-- Prompt --
Scan the records below for the line containing "const int64_t b" and the line containing "const int32_t* off;". Copy both, plus every line between, exactly.

-- Dataset records --
▼▼▼
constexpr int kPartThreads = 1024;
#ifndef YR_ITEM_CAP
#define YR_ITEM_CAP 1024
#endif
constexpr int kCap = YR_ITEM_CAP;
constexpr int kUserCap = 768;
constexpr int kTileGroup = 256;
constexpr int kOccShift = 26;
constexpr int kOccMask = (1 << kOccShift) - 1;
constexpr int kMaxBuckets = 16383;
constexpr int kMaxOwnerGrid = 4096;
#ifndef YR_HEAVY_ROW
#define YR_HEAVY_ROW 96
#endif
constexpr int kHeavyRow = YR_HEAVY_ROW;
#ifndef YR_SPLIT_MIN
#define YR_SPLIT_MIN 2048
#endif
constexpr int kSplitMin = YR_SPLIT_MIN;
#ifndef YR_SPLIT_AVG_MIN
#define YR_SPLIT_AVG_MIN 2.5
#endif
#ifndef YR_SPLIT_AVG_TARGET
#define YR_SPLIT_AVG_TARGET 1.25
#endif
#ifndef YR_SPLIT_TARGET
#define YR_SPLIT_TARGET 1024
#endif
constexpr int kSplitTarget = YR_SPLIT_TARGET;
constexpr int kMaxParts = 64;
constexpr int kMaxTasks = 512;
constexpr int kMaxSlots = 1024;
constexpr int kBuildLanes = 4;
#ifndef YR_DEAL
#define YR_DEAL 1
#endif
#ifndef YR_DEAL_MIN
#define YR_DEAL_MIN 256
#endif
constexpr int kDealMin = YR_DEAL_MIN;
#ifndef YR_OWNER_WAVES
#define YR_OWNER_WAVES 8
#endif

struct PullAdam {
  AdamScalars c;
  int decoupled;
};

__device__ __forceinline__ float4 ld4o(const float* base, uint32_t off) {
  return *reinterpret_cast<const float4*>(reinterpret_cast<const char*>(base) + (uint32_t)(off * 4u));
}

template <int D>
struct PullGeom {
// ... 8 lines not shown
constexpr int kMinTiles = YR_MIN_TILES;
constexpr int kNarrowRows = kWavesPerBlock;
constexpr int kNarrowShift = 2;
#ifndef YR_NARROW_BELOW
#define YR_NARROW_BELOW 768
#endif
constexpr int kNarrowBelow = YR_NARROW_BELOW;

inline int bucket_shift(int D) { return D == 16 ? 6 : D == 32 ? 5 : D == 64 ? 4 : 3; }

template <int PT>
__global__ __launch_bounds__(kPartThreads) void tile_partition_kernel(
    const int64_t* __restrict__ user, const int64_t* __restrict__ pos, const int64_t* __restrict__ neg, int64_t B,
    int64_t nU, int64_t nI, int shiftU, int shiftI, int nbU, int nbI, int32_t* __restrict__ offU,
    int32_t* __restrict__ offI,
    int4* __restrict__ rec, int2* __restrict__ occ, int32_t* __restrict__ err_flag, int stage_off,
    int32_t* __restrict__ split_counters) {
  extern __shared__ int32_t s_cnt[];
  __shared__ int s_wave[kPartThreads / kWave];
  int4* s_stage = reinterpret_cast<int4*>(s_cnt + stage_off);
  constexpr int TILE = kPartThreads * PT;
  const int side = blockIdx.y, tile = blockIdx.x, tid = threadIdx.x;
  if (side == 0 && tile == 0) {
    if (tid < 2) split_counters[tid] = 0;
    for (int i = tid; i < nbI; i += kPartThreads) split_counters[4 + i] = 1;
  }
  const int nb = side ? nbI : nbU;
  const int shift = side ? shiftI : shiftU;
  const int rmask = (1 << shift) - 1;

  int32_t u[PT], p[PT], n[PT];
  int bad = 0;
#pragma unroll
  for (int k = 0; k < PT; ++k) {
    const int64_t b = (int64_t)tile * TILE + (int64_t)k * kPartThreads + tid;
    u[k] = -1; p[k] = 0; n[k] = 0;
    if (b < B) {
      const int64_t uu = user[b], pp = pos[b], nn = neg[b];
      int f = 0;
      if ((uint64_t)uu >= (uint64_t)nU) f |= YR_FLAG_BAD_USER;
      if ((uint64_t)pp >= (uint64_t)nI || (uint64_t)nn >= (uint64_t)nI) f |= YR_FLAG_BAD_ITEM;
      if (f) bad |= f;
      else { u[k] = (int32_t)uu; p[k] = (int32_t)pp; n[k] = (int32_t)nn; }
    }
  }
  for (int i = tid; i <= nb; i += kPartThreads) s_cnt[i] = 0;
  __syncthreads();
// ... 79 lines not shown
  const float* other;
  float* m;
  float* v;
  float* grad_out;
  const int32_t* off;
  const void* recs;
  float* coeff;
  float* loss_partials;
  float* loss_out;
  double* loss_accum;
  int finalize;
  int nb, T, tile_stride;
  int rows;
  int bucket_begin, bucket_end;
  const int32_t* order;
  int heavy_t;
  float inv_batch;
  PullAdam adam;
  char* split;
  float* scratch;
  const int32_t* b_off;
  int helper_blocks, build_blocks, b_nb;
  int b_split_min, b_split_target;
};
▲▲▲
▼▼▼
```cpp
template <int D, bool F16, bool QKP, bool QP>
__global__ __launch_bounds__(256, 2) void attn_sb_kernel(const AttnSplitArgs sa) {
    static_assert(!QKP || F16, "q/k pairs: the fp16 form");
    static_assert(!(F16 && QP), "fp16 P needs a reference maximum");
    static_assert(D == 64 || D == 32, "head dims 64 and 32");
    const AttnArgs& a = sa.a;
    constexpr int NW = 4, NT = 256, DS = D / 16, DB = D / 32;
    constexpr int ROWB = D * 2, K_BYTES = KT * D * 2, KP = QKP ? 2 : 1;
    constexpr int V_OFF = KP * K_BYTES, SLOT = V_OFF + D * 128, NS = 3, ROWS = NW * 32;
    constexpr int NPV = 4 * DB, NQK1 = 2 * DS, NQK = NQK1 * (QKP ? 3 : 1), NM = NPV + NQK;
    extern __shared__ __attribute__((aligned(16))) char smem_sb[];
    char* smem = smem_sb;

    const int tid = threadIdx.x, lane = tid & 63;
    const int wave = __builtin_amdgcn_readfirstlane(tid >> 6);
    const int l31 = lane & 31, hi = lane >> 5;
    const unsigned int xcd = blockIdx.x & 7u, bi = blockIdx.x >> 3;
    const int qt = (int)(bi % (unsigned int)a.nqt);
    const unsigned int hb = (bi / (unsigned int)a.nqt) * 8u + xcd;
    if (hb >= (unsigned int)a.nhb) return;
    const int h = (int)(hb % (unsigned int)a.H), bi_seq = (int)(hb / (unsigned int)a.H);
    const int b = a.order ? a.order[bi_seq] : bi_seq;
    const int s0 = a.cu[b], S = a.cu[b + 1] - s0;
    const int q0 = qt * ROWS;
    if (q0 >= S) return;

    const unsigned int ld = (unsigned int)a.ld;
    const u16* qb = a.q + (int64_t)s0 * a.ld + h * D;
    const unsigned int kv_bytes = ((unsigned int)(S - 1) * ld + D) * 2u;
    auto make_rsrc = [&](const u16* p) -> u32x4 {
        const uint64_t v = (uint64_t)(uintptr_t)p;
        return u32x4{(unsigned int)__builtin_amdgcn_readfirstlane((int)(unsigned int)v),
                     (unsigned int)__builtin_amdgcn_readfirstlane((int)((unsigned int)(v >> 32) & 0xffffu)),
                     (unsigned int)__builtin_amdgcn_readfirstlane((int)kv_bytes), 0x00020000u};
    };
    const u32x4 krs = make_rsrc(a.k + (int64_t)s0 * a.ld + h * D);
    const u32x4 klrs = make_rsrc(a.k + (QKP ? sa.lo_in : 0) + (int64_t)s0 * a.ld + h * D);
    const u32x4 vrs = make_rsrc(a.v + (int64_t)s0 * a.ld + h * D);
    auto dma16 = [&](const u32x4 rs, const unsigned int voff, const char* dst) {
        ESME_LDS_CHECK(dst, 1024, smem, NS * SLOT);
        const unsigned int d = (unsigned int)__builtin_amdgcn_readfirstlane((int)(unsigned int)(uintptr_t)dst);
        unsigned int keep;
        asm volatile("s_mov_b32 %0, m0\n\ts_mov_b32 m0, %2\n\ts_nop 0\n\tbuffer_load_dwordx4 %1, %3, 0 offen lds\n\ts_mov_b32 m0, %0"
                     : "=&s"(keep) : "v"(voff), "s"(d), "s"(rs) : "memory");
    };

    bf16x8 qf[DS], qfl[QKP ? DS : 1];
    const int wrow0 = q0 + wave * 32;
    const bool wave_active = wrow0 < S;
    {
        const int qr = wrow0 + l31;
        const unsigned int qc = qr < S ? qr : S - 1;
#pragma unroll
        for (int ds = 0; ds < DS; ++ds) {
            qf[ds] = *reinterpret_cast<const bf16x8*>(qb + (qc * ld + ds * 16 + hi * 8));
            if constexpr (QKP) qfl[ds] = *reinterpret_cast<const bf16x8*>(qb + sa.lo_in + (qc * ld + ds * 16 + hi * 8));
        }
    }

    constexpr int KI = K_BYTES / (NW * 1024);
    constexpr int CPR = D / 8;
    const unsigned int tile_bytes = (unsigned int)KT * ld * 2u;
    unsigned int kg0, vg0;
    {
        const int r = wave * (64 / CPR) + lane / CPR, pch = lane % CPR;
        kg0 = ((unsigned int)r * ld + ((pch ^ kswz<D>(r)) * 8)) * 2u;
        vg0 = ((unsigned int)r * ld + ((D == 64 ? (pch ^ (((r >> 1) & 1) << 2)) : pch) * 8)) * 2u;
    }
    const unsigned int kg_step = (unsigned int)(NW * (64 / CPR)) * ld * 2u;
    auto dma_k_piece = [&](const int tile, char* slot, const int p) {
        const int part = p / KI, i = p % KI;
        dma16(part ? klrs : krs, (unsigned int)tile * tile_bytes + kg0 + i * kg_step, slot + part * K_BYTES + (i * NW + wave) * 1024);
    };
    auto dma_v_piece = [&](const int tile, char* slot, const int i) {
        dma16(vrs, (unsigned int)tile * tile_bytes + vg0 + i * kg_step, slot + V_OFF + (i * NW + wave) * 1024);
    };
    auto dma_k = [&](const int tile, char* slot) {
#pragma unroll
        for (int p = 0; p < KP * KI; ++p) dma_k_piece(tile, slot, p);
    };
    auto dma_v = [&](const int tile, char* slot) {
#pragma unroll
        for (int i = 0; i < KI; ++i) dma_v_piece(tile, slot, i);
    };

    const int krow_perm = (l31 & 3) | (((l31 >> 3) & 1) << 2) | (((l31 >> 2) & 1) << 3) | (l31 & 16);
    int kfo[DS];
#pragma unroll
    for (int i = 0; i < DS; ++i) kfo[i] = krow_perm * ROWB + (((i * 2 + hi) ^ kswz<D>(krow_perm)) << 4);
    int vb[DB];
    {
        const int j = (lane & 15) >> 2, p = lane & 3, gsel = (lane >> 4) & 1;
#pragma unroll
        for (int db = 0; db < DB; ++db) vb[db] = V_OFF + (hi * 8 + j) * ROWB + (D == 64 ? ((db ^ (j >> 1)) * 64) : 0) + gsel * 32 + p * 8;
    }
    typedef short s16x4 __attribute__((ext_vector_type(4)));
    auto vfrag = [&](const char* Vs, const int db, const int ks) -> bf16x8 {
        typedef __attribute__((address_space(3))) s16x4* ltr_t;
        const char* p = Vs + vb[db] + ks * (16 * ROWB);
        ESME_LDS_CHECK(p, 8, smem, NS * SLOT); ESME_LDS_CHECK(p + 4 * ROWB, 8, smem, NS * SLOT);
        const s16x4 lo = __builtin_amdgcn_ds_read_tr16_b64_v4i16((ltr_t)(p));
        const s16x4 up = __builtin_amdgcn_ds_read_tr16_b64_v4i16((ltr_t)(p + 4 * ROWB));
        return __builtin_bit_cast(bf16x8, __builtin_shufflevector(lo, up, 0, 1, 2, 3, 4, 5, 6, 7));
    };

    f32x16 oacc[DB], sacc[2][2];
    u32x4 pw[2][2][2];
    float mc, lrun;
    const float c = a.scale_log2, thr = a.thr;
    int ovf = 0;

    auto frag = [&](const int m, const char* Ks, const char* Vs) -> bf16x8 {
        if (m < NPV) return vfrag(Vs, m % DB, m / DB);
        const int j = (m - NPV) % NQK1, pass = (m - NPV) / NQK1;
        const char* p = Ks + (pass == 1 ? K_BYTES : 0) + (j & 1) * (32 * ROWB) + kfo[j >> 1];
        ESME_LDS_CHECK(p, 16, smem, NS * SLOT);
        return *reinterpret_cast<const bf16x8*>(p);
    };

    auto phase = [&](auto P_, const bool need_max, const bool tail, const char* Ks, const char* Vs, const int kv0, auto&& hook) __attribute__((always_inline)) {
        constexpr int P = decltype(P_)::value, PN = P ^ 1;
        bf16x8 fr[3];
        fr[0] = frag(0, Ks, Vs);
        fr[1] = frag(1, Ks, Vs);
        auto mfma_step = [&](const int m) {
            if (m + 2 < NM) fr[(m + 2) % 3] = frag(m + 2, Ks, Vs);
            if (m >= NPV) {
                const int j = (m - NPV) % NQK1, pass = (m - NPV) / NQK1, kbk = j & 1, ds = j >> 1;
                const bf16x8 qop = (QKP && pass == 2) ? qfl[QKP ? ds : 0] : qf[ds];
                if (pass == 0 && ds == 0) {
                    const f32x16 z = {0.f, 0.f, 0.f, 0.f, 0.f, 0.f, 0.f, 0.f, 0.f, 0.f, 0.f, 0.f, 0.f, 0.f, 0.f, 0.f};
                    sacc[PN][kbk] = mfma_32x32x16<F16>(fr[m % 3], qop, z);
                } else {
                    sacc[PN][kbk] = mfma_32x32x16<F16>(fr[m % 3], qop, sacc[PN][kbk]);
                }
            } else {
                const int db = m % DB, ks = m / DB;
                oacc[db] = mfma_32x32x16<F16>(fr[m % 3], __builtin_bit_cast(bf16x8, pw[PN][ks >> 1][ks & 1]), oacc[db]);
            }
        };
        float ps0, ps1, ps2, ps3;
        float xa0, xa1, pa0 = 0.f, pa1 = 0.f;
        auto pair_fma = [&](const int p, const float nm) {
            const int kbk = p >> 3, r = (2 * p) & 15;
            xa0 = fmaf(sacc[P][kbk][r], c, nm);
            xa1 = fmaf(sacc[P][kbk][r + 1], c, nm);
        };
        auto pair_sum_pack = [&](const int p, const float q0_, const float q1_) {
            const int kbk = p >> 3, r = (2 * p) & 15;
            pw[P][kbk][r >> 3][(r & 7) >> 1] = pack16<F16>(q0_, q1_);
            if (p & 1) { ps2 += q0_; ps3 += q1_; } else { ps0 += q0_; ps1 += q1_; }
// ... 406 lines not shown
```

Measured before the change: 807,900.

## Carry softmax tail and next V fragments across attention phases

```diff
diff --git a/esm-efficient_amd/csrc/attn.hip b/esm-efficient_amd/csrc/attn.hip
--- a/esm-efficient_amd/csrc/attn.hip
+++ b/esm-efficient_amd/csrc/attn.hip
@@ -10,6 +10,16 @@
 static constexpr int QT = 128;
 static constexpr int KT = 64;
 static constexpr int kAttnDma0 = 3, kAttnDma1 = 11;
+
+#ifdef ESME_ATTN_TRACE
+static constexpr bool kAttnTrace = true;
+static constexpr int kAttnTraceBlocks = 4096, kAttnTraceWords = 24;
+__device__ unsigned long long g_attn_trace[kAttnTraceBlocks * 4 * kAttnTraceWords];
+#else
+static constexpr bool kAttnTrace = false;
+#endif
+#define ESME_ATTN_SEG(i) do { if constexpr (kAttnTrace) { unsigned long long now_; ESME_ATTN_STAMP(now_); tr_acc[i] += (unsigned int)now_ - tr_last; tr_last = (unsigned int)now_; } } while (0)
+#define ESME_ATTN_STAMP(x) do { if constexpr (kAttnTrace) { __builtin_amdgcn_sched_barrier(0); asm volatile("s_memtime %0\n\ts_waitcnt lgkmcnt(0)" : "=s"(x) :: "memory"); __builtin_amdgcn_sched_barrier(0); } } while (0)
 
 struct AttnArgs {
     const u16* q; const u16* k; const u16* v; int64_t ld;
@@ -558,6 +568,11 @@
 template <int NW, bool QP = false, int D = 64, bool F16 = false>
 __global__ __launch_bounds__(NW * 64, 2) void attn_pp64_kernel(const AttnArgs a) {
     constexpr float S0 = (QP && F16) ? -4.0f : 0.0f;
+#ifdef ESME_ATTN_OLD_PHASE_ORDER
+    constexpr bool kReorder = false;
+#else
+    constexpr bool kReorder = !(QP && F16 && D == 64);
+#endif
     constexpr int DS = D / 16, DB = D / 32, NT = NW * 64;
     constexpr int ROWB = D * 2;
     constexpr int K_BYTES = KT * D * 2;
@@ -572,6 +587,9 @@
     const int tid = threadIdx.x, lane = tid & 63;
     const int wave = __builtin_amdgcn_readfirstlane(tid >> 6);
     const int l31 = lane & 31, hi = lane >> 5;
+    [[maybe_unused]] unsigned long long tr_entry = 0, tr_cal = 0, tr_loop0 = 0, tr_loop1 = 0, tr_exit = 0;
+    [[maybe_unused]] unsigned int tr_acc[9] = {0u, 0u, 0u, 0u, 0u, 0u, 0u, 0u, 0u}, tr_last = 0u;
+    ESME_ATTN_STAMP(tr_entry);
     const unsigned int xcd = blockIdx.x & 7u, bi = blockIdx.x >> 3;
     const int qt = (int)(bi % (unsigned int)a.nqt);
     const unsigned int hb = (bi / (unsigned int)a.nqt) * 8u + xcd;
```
▲▲▲
-- Result below --
    const int64_t b = (int64_t)tile * TILE + (int64_t)k * kPartThreads + tid;
    u[k] = -1; p[k] = 0; n[k] = 0;
    if (b < B) {
      const int64_t uu = user[b], pp = pos[b], nn = neg[b];
      int f = 0;
      if ((uint64_t)uu >= (uint64_t)nU) f |= YR_FLAG_BAD_USER;
      if ((uint64_t)pp >= (uint64_t)nI || (uint64_t)nn >= (uint64_t)nI) f |= YR_FLAG_BAD_ITEM;
      if (f) bad |= f;
      else { u[k] = (int32_t)uu; p[k] = (int32_t)pp; n[k] = (int32_t)nn; }
    }
  }
  for (int i = tid; i <= nb; i += kPartThreads) s_cnt[i] = 0;
  __syncthreads();
// ... 79 lines not shown
  const float* other;
  float* m;
  float* v;
  float* grad_out;
  const int32_t* off;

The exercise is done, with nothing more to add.